Au lieu de cela, il se dirigea vers le coin le plus éloigné. Là, à demi recouvert par une tapisserie déchirée, gisait un tapis. Il le repoussa du pied.
Ses yeux accrochèrent immédiatement la petite boîte rouillée qui reposait en dessous. Il s'agenouilla et tira une clef de sa botte. Il lui avait fallu des semaines pour voler l'original et forger ce duplicata. Mais il l'avait fait. Pour ça.
Le couvercle grinça en s'ouvrant. Il faillit soupirer de soulagement en voyant le lit de velours séché et la fiole au-dessus. Le liquide tourbillonnait comme une ombre agitée.
Celle qu'il avait volée du stock personnel de sa mère, celle qu'il avait désespérément voulu boire.
C'était devenu une addiction avant qu'il ne le sache. Eldric l'attrapa avec des mains tremblantes et la déboucha.
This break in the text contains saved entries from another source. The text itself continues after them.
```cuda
static int find_opt(const char* name) {
  if (!name) return -1;
  for (int i = 0; i < OPT_COUNT; ++i)
    if (strcmp(name, kOptNames[i]) == 0) return i;
  return -1;
}
int fsb_set_option(const char* name, int value) {
  const int i = find_opt(name);
  if (i < 0) return set_error(FSB_ERR_INVALID, "fsb_set_option: unknown option");
  opt(static_cast<Opt>(i));
  g_opts[i] = value;
  return FSB_OK;
}
int fsb_get_option(const char* name) {
  const int i = find_opt(name);
  return i < 0 ? -1 : opt(static_cast<Opt>(i));
}

int fsb_conv_stats_rows(const fsb_conv_desc* d) {
  if (check_desc(d)) return 0;
  if ((d->flags & FSB_CONV_FORCE_DIRECT) || !conv_tc_supported(d)) return stat_rows(static_cast<int64_t>(d->N) * d->Ho * d->Wo);
  return conv_tc_m_tiles(d);
}
int fsb_conv_kernel_id(const fsb_conv_desc* d, const void* y, int with_stats) {
  if (check_desc(d)) return -1;
  if ((d->flags & FSB_CONV_FORCE_DIRECT) || !conv_tc_supported(d)) return 0;
  (void)y;
  (void)with_stats;
  return conv_tc_strip(d) ? 2 : 1;
}
int fsb_stat_rows(int64_t pixels) { return stat_rows(pixels); }
int fsb_wsum_rows(int64_t pixels, int C) { return wsum_rows(pixels, C); }
int fsb_rowsum(int L, const float* src, int rows, int stride, float* out, void* stream) {
  if (L <= 0 || rows <= 0 || !src || !out || stride < L) return set_error(FSB_ERR_INVALID, "rowsum: bad argument");
  return rowsum_launch(L, src, rows, stride, out, static_cast<cudaStream_t>(stream));
}

int fsb_debug_set_buffer(void* dev_u64x128) {
  g_dbg_buffer = static_cast<unsigned long long*>(dev_u64x128);
  return FSB_OK;
}

int fsb_loss_logp_fwd(int N, int C, int Hi, int Wi, int Ho, int Wo, const void* logits, int cstride, const int64_t* target,
                      int ignore_label, float* logp_t, float* lse, void* stream) {
  return loss_logp_fwd_launch(N, C, Hi, Wi, Ho, Wo, logits, cstride, reinterpret_cast<const long long*>(target), ignore_label, logp_t, lse,
                              static_cast<cudaStream_t>(stream));
}
size_t fsb_kth_workspace_bytes(void) { return kth_workspace_bytes(); }
int fsb_kth_smallest_f32(const float* x, int64_t n, int64_t k, float* out, void* workspace, void* stream) {
  return kth_smallest_launch(x, n, k, out, workspace, static_cast<cudaStream_t>(stream));
}
int fsb_loss_rows(void) { return loss_rows(); }
int fsb_ohem_reduce(const float* logp_t, const int64_t* target, int64_t n, int ignore_label, int C, const float* thr, float* partial,
                    float* out2, void* stream) {
  return ohem_reduce_launch(logp_t, reinterpret_cast<const long long*>(target), n, ignore_label, C, thr, partial, out2,
                            static_cast<cudaStream_t>(stream));
}
int fsb_loss_ce_bwd(int N, int C, int Hi, int Wi, int Ho, int Wo, const void* logits, int cstride, const int64_t* target,
                    int ignore_label, const float* lse, const float* logp_t, const float* thr, const float* coef, void* dlogits,
                    int dcs, float gscale, int accumulate, void* stream) {
  return loss_ce_bwd_launch(N, C, Hi, Wi, Ho, Wo, logits, cstride, reinterpret_cast<const long long*>(target), ignore_label, lse, logp_t, thr,
                            coef, dlogits, dcs, gscale, accumulate, static_cast<cudaStream_t>(stream));
}
// ... 245 lines not shown
```
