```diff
+        const f32x4 bw = *reinterpret_cast<const f32x4*>(wg + nt * 16 * LROW);
+#pragma unroll
+        for (int s = 0; s < 4; s++)
+#pragma unroll
+          for (int mt = 0; mt < MT; mt++) {
+            if (gg == 0 && s == 0) acc[mt][nt] = __builtin_amdgcn_mfma_f32_16x16x4f32(bw[s], a[mt][s], f32x4{0.f, 0.f, 0.f, 0.f}, 0, 0, 0);
+            else acc[mt][nt] = __builtin_amdgcn_mfma_f32_16x16x4f32(bw[s], a[mt][s], acc[mt][nt], 0, 0, 0);
+          }
+      }
+      __builtin_amdgcn_sched_barrier(0);
+    }
+#pragma unroll
+    for (int mt = 0; mt < MT; mt++) {
+      const int oy = ty * MT + mt;
+      if (oy < g.H) {
+        const unsigned y_row = y_off == OOB ? OOB : y_off + (unsigned)oy * yrow_bytes;
+#pragma unroll
+        for (int nt = 0; nt < NT; nt++) {
+          const f32x4 bias = *reinterpret_cast<const f32x4*>(tp + 10 * CP + nt * 16 + q * 4);
+          const f32x4 o = hswish_lab4(acc[mt][nt] + bias, p.pw_a, p.pw_c);
+          __builtin_amdgcn_raw_buffer_store_b128(__builtin_bit_cast(__attribute__((ext_vector_type(4))) unsigned, o), yrs, y_row + nt * 64, 0, 0);
+        }
+      }
+    }
+  }
+}
+
 void lc_wave(hipStream_t st, const LcPlan& p, const float* x, const ImgGeom* gin, const ImgGeom* gout, int n_img, int C,
              const float* Wd, const float* bd, int dw_act, int dw_has_lab, float dw_a, float dw_c, const float* Wp, int N, int Npad16,
              float* y, int ldy, const Epilogue& epi) {
   if (n_img <= 0) return;
-  const dim3 grid(p.grid_x, n_img);
-  const LcwArgs a{x, gin, gout, Wd, bd, Wp, epi.bias, y, dw_a, dw_c, epi.has_lab ? epi.lab_a : 1.f, epi.has_lab ? epi.lab_c : 0.f, Npad16, ldy, LC_WAVE_TPW};
+  const dim3 grid(p.grid_x, p.route == LC_STRIP ? (n_img + LC_STRIP_IMGS - 1) / LC_STRIP_IMGS : n_img);
+  const LcwArgs a{x, gin, gout, Wd, bd, Wp, epi.bias, y, dw_a, dw_c, epi.has_lab ? epi.lab_a : 1.f, epi.has_lab ? epi.lab_c : 0.f, Npad16, ldy,
+                  p.route == LC_STRIP ? p.seg : LC_WAVE_TPW, n_img};
 #define RT_LCL(INST, GG, NN, MT, S1, S2, DWA) case 10 * LC_LDS + INST: RT_LAUNCH((k_lc_lds<GG, NN, MT, S1, S2, DWA, 2>), grid, dim3(256), 0, st, a); return;
+#define RT_LCS(INST, GG, NN, MT, S1) case 10 * LC_STRIP + INST: RT_LAUNCH((k_lc_strip<GG, NN, MT, S1, true, 2>), grid, dim3(256), 0, st, a); return;
 #define RT_LCW(INST, GG, NN) case 10 * LC_WAVE + INST: RT_LAUNCH((k_lc_wave<GG, NN, 2, true>), grid, dim3(256), 0, st, a); return;
   switch (10 * p.route + p.inst) {
+    RT_LCS(1, 1, 2, 4, 1) RT_LCS(2, 2, 4, 4, 1) RT_LCS(3, 3, 3, 4, 1) RT_LCS(4, 4, 4, 4, 1) RT_LCS(8, 4, 8, 2, 2)
     RT_LCL(1, 1, 2, 4, 1, 1, true) RT_LCL(2, 2, 4, 4, 1, 1, true) RT_LCL(3, 3, 3, 4, 1, 1, true) RT_LCL(4, 4, 4, 4, 1, 1, true)
     RT_LCL(6, 2, 3, 2, 2, 2, false) RT_LCL(7, 3, 6, 2, 2, 2, false) RT_LCL(8, 4, 8, 2, 2, 1, true)
     RT_LCW(1, 1, 2) RT_LCW(2, 2, 4) RT_LCW(3, 3, 3) RT_LCW(4, 4, 4)
   }
 #undef RT_LCW
+#undef RT_LCS
 #undef RT_LCL
-  throw RtError(8, "lc_wave: the plan names no k_lc_lds / k_lc_wave instance");
-}
-
-}
-}
+  throw RtError(8, "lc_wave: the plan names no k_lc_lds / k_lc_strip / k_lc_wave instance");
+}
+
+}
+}
```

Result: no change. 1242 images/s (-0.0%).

Une senteur s'en éleva — comme un feu froid. Elle brouilla sa vision, juste une seconde. Fit bourdonner son sang. Tant de pensées déferlèrent en lui : la voix de sa mère, son dédain, la brûlure de sa gifle ce matin. Ses échecs. L'Assemblée. Arzan.
Il porta la fiole à ses lèvres.
C'était amer — comme boire de la cendre et de la lumière d'étoile — mais ça brûla en descendant et quand ça atteignit son noyau, il le sentit.
Le rugissement et la puissance déferlant dans ses veines.... Et pourtant, c'était si, si calme. C'était si silencieux.
Ses membres lâchèrent alors que son dos heurtait le sol froid.
Il resta là, fixant le plafond fissuré. Les ombres dans les coins s'approfondirent. Quelque chose pulsa dans sa poitrine.
Et tandis que ses paupières se fermaient, la puissance explosa en lui. Il sourit, se délectant de la façon dont le liquide le faisait se sentir.